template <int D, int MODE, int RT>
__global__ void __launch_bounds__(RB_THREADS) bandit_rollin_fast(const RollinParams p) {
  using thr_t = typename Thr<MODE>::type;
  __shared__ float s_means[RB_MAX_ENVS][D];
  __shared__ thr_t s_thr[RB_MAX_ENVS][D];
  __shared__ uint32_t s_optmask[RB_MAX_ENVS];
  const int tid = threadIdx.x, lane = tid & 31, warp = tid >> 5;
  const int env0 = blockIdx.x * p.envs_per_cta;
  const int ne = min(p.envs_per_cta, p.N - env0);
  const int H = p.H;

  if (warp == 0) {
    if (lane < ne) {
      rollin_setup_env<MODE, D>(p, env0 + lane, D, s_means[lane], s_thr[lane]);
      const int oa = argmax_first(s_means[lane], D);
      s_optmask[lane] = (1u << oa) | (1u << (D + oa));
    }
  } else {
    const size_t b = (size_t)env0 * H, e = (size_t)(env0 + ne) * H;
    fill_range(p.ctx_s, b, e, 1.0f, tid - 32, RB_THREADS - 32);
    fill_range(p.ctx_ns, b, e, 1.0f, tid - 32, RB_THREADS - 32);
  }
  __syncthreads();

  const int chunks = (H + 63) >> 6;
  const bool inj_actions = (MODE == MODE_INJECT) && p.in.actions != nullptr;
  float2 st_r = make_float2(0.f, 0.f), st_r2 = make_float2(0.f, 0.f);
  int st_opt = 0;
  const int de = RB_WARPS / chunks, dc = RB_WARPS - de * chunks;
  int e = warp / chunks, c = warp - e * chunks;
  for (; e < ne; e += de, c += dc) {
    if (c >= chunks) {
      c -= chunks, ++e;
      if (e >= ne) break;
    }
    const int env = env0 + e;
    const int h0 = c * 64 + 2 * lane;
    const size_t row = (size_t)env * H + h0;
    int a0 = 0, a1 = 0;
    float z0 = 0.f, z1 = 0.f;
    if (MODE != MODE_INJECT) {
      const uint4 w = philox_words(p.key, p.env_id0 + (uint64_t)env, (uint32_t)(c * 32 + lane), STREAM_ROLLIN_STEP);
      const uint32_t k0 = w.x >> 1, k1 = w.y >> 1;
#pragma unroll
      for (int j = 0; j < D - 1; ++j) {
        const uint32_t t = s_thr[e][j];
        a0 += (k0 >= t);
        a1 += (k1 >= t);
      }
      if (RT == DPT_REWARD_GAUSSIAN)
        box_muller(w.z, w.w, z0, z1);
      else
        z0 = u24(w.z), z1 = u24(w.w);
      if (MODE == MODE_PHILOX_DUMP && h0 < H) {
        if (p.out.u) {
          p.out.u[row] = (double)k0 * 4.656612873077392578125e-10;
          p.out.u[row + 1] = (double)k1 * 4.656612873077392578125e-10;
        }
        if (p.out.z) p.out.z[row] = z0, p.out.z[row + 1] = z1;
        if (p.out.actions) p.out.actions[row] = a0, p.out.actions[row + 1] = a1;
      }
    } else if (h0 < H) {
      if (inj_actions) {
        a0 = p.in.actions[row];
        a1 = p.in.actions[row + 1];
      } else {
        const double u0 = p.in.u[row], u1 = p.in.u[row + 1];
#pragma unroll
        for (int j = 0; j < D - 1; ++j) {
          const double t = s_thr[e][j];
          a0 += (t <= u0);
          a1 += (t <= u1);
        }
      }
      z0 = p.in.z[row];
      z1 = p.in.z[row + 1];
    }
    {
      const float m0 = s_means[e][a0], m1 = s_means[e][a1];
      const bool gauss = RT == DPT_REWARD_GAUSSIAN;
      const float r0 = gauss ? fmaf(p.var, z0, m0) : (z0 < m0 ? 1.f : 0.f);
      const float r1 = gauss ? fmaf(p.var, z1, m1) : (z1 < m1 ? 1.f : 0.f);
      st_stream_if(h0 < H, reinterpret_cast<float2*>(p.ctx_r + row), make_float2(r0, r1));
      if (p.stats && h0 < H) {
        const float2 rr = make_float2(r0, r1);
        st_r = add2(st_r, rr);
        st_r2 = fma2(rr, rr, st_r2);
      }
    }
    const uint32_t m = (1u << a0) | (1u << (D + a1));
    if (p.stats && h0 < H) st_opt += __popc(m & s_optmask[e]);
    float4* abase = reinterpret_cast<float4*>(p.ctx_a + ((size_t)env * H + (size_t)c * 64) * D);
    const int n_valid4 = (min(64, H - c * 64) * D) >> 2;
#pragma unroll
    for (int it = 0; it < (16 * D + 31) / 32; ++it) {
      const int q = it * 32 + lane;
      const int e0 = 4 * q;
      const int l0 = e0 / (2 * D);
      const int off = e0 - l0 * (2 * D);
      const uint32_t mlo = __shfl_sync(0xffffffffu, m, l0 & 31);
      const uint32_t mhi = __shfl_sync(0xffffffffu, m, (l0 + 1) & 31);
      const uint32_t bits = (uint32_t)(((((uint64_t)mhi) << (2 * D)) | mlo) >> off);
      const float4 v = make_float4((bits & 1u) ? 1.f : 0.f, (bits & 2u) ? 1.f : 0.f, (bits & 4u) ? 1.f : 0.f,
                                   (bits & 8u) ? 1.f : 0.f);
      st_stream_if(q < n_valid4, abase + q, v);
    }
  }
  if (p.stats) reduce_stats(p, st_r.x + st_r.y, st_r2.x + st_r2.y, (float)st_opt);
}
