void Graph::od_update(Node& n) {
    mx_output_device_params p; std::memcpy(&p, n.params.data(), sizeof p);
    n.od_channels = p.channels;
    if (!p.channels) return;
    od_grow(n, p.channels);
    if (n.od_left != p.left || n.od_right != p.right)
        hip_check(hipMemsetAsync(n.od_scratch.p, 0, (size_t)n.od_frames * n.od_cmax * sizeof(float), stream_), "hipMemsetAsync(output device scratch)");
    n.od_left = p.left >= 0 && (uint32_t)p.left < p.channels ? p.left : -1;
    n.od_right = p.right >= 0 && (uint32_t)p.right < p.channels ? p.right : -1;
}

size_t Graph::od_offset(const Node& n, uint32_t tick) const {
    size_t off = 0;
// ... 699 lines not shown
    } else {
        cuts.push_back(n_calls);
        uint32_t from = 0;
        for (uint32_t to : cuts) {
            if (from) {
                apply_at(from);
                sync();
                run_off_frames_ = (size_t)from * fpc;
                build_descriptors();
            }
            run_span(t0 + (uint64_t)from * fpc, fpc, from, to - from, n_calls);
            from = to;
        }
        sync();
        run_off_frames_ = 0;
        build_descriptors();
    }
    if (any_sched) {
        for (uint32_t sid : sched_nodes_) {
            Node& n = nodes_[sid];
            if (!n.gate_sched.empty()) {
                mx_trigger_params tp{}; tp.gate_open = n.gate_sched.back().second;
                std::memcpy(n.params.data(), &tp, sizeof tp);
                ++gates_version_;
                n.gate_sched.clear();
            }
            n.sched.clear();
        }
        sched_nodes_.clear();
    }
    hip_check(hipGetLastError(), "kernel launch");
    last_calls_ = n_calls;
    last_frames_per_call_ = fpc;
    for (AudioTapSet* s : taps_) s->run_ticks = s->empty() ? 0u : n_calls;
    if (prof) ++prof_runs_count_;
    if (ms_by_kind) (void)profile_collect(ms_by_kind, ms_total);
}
...
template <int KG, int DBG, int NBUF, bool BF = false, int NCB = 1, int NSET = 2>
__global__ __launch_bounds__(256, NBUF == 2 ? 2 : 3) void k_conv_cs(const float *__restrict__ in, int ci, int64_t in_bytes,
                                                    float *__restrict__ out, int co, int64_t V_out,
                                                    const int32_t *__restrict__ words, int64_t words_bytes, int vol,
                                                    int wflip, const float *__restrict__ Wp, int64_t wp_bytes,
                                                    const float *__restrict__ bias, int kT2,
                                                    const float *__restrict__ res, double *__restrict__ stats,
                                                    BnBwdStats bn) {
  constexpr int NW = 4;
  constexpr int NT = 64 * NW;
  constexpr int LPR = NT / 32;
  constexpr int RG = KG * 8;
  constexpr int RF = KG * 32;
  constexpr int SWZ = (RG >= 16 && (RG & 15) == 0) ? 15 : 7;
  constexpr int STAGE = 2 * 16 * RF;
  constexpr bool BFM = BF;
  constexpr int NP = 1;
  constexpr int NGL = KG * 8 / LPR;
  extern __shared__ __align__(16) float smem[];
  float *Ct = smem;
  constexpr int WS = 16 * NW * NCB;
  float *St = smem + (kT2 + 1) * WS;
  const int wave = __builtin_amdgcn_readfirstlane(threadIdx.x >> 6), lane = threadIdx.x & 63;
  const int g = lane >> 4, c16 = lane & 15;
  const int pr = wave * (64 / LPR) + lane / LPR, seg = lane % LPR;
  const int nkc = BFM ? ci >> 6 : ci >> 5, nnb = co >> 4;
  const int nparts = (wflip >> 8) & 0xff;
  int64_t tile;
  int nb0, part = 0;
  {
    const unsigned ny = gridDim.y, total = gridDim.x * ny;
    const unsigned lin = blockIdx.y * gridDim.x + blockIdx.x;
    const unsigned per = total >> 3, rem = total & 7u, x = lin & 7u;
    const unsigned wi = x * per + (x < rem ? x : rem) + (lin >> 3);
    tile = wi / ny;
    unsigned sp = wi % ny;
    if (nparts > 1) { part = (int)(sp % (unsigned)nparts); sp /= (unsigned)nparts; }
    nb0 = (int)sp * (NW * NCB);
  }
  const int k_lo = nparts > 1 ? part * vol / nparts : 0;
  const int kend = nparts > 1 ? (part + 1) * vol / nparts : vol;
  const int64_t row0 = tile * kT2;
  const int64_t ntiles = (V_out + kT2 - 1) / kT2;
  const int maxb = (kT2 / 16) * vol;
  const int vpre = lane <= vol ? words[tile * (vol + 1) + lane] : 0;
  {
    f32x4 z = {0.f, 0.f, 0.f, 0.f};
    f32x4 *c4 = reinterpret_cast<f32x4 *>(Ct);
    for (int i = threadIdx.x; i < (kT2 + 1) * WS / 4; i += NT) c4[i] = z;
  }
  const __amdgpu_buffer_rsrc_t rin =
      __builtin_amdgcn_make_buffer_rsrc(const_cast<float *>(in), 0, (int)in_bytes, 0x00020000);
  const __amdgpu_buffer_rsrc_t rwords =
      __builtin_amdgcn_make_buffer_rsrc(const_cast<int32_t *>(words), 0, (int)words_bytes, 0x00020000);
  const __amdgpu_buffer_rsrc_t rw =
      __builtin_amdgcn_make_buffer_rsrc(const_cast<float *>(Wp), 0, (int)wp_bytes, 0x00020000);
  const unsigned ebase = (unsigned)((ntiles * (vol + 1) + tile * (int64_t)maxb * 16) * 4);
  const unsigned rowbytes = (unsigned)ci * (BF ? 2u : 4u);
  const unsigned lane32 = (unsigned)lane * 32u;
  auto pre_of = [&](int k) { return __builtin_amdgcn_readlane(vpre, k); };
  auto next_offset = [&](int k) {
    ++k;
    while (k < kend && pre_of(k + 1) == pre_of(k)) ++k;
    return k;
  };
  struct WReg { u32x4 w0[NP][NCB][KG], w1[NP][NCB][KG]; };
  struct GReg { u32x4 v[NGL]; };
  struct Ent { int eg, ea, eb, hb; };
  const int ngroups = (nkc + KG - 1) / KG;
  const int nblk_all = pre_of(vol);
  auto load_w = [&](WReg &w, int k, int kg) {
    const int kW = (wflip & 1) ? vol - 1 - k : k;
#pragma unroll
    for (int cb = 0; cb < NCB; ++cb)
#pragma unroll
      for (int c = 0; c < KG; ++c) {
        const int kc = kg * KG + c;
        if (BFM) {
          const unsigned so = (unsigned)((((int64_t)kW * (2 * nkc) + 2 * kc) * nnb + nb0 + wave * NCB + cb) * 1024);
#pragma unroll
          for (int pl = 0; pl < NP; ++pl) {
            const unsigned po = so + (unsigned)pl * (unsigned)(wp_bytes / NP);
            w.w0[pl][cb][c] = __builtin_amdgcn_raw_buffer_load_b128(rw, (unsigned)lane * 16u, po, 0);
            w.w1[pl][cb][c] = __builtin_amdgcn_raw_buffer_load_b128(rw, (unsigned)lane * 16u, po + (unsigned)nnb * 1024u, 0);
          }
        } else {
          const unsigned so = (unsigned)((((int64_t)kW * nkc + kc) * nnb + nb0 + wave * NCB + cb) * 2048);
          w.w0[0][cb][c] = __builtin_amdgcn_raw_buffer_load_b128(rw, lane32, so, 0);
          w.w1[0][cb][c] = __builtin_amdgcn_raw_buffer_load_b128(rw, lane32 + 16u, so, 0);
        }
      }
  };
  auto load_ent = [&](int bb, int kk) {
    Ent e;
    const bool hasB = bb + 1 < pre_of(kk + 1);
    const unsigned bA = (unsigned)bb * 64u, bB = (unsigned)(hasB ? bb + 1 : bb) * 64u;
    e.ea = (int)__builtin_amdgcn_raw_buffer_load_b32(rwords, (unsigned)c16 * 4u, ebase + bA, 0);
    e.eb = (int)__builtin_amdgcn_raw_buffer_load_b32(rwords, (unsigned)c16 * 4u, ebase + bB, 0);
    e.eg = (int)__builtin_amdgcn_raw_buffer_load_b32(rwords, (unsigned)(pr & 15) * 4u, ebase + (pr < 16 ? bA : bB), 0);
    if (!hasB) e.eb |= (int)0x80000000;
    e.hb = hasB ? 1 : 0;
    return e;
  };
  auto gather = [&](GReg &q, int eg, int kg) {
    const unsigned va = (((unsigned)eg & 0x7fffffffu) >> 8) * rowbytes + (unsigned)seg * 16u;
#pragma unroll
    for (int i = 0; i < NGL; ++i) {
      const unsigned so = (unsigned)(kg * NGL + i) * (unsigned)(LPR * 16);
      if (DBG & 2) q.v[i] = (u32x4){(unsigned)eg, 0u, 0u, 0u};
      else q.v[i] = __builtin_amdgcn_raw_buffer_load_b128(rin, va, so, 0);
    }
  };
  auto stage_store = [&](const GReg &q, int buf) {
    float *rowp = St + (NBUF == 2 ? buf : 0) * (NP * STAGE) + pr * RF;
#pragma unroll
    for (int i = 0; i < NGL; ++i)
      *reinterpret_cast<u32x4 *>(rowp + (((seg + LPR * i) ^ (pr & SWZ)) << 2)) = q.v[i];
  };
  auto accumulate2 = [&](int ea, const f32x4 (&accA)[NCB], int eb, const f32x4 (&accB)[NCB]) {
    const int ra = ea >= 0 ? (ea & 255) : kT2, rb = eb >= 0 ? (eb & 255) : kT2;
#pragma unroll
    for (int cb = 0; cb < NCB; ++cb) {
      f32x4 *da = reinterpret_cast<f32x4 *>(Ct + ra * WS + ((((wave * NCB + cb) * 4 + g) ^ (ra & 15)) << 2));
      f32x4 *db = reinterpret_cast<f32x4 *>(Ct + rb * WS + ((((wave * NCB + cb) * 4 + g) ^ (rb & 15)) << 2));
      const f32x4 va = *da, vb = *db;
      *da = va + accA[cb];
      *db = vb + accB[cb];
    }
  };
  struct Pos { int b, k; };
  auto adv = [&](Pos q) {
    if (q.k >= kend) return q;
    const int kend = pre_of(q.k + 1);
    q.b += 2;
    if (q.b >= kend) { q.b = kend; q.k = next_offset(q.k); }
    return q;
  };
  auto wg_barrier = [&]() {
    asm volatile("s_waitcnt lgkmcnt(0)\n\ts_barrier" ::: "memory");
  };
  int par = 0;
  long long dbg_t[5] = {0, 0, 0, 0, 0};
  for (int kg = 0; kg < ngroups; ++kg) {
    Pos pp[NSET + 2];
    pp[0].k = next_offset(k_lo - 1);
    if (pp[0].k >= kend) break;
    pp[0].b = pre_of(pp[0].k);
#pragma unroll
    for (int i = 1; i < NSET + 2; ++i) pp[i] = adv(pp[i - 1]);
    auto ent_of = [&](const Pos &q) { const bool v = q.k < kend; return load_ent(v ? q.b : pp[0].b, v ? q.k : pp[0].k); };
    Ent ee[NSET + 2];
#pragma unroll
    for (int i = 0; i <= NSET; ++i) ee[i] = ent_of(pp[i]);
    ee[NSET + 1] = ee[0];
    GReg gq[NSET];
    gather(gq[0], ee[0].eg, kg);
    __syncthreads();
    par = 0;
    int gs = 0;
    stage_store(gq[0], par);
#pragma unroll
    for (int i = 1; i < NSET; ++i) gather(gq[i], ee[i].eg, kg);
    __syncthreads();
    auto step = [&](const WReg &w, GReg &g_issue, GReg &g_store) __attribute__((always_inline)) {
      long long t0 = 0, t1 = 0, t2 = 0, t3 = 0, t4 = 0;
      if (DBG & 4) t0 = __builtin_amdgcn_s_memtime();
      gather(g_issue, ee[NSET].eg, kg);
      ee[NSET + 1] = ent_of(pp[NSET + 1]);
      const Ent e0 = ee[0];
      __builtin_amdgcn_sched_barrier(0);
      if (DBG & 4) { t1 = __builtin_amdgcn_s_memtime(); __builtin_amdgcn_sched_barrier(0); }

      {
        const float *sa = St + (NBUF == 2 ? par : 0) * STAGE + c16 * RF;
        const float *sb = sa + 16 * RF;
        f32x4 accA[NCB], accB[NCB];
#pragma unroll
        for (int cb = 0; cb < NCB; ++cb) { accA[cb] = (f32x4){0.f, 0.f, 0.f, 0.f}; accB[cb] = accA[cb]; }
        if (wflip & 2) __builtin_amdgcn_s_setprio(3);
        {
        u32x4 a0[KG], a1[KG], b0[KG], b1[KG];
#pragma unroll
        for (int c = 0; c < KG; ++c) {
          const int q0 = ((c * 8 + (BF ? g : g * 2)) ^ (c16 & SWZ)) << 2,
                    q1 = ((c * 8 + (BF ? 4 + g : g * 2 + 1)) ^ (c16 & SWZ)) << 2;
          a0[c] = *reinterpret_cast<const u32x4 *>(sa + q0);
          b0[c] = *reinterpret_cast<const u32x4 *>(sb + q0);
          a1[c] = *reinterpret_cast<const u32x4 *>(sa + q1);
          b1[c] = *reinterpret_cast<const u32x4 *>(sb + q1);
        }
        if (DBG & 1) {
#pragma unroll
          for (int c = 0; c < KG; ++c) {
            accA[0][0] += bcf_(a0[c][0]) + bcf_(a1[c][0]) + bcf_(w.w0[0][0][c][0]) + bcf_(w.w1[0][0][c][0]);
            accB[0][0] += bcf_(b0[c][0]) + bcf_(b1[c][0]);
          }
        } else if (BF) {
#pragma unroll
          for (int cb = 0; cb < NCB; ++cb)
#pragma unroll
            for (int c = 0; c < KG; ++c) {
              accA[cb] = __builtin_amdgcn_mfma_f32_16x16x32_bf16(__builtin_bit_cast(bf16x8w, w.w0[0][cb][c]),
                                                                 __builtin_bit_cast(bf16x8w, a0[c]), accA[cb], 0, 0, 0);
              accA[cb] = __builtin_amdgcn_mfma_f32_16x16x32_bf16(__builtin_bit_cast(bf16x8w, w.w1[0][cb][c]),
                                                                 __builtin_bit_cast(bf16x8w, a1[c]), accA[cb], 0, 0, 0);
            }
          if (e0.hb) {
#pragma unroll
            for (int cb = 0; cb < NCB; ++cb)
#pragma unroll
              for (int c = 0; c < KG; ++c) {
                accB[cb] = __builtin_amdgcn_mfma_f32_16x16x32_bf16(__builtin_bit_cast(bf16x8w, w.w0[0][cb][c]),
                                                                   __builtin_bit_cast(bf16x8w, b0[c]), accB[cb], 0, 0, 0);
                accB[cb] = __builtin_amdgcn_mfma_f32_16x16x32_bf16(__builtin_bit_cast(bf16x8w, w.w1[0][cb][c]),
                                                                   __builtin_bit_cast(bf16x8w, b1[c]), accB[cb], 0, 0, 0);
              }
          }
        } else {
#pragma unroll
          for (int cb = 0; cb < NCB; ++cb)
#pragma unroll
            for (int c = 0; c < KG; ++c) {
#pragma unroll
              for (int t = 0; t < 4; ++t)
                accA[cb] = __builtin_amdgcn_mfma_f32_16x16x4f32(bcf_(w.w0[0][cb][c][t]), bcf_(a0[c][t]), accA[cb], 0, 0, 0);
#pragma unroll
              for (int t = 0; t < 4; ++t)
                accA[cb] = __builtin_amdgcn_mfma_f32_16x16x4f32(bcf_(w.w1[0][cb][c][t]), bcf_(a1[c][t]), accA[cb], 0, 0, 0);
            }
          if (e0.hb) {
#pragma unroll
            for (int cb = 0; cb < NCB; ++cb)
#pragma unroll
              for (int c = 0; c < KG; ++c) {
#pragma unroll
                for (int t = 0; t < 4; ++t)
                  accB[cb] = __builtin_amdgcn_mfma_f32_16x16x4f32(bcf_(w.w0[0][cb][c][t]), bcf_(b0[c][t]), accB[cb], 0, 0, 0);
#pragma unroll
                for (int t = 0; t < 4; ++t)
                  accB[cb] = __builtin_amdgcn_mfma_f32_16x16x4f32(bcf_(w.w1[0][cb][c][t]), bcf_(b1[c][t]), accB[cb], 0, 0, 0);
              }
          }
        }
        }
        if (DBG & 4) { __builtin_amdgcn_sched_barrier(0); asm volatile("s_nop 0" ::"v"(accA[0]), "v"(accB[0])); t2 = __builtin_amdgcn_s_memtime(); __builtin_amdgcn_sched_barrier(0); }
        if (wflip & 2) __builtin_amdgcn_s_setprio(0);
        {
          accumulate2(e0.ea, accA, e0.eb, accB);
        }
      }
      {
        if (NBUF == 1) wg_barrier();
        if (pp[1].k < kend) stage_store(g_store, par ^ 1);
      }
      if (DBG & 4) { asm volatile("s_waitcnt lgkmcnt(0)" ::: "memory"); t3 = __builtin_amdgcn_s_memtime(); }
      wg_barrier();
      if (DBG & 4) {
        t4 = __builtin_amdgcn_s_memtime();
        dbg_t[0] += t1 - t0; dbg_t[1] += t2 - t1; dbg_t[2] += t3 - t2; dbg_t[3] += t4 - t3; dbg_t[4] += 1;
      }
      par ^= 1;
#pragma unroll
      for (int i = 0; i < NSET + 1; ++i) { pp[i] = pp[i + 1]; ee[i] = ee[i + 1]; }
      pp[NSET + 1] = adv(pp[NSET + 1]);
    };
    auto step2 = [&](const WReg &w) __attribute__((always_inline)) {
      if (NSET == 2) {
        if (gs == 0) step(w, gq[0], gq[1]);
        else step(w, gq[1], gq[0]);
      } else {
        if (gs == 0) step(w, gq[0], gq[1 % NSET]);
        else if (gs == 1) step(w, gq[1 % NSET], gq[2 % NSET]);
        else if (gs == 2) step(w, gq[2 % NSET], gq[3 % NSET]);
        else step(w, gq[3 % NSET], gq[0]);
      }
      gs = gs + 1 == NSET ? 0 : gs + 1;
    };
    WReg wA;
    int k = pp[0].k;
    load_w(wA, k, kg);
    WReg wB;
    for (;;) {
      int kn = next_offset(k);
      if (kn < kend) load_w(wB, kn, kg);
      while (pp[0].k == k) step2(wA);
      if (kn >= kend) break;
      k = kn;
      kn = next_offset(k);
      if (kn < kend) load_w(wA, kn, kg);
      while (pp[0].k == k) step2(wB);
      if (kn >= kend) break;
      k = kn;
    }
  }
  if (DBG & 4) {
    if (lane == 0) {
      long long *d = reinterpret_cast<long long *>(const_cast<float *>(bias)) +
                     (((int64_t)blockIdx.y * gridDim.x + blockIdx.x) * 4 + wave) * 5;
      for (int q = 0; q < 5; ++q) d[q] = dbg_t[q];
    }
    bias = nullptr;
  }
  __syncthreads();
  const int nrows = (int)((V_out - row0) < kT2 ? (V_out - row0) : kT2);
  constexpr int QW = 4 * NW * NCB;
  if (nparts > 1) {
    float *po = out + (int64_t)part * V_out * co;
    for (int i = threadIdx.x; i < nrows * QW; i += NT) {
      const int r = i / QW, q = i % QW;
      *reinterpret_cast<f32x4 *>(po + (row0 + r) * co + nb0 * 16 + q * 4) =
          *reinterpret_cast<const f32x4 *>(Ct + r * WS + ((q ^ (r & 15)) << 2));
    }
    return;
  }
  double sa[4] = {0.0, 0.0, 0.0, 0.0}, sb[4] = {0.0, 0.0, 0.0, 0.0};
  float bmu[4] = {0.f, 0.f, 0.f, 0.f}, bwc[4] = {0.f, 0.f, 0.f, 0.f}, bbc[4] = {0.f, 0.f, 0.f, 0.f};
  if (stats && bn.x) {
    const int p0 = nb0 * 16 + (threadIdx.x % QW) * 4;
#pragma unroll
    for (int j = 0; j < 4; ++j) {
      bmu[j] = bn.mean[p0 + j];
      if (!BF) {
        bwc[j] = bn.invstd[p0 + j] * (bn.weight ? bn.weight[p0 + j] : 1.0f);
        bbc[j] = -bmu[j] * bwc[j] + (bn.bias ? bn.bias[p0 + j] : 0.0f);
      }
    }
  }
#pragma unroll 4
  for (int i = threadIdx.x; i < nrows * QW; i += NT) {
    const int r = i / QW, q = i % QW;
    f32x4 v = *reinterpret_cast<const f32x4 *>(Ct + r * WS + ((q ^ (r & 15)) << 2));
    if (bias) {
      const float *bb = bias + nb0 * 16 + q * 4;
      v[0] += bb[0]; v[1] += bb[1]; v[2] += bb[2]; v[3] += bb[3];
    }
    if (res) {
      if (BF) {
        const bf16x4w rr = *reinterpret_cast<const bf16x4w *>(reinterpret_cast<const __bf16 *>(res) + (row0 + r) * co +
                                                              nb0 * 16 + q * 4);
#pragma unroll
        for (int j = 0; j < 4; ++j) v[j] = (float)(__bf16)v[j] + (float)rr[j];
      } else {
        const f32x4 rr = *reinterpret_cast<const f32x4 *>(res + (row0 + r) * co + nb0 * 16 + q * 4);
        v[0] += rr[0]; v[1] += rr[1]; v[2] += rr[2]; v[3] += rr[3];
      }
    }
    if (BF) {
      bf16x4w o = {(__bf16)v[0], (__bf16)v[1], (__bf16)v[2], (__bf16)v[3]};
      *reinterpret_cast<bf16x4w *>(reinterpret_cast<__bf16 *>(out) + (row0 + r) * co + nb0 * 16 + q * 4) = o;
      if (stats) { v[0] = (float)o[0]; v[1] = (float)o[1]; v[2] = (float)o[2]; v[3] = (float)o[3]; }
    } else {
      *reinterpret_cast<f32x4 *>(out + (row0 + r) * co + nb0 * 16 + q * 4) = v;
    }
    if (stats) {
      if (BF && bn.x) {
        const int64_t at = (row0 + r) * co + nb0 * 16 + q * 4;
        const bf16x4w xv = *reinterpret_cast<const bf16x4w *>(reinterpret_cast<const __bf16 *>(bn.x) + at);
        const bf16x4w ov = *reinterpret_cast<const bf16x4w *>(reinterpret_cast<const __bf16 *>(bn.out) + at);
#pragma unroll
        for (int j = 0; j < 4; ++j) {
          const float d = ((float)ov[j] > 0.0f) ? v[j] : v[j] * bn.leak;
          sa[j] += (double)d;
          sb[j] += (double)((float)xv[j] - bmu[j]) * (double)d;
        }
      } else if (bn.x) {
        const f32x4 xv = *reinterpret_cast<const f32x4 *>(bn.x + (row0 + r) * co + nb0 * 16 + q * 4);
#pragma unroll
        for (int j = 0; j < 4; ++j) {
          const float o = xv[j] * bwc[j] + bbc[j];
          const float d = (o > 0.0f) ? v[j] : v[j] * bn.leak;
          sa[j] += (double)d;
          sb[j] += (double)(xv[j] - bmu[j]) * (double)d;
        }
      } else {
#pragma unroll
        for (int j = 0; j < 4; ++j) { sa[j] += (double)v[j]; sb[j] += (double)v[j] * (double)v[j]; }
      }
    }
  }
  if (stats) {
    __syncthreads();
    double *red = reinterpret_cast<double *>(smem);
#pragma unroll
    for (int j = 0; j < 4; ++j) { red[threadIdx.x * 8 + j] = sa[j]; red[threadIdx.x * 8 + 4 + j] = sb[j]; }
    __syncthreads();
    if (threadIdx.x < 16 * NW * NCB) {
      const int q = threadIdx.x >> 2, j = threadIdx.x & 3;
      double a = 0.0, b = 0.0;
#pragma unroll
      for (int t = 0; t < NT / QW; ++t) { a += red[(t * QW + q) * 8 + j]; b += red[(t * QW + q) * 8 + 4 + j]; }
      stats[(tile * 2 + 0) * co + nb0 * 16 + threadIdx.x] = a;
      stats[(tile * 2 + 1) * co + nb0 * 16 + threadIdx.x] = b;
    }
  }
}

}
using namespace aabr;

→ HOW TO COMPLETE THIS TASK
Please go through the material and return each line where the word "template" appears.

→ YOUR RESPONSE
template <int D, int MODE, int RT>
template <int KG, int DBG, int NBUF, bool BF = false, int NCB = 1, int NSET = 2>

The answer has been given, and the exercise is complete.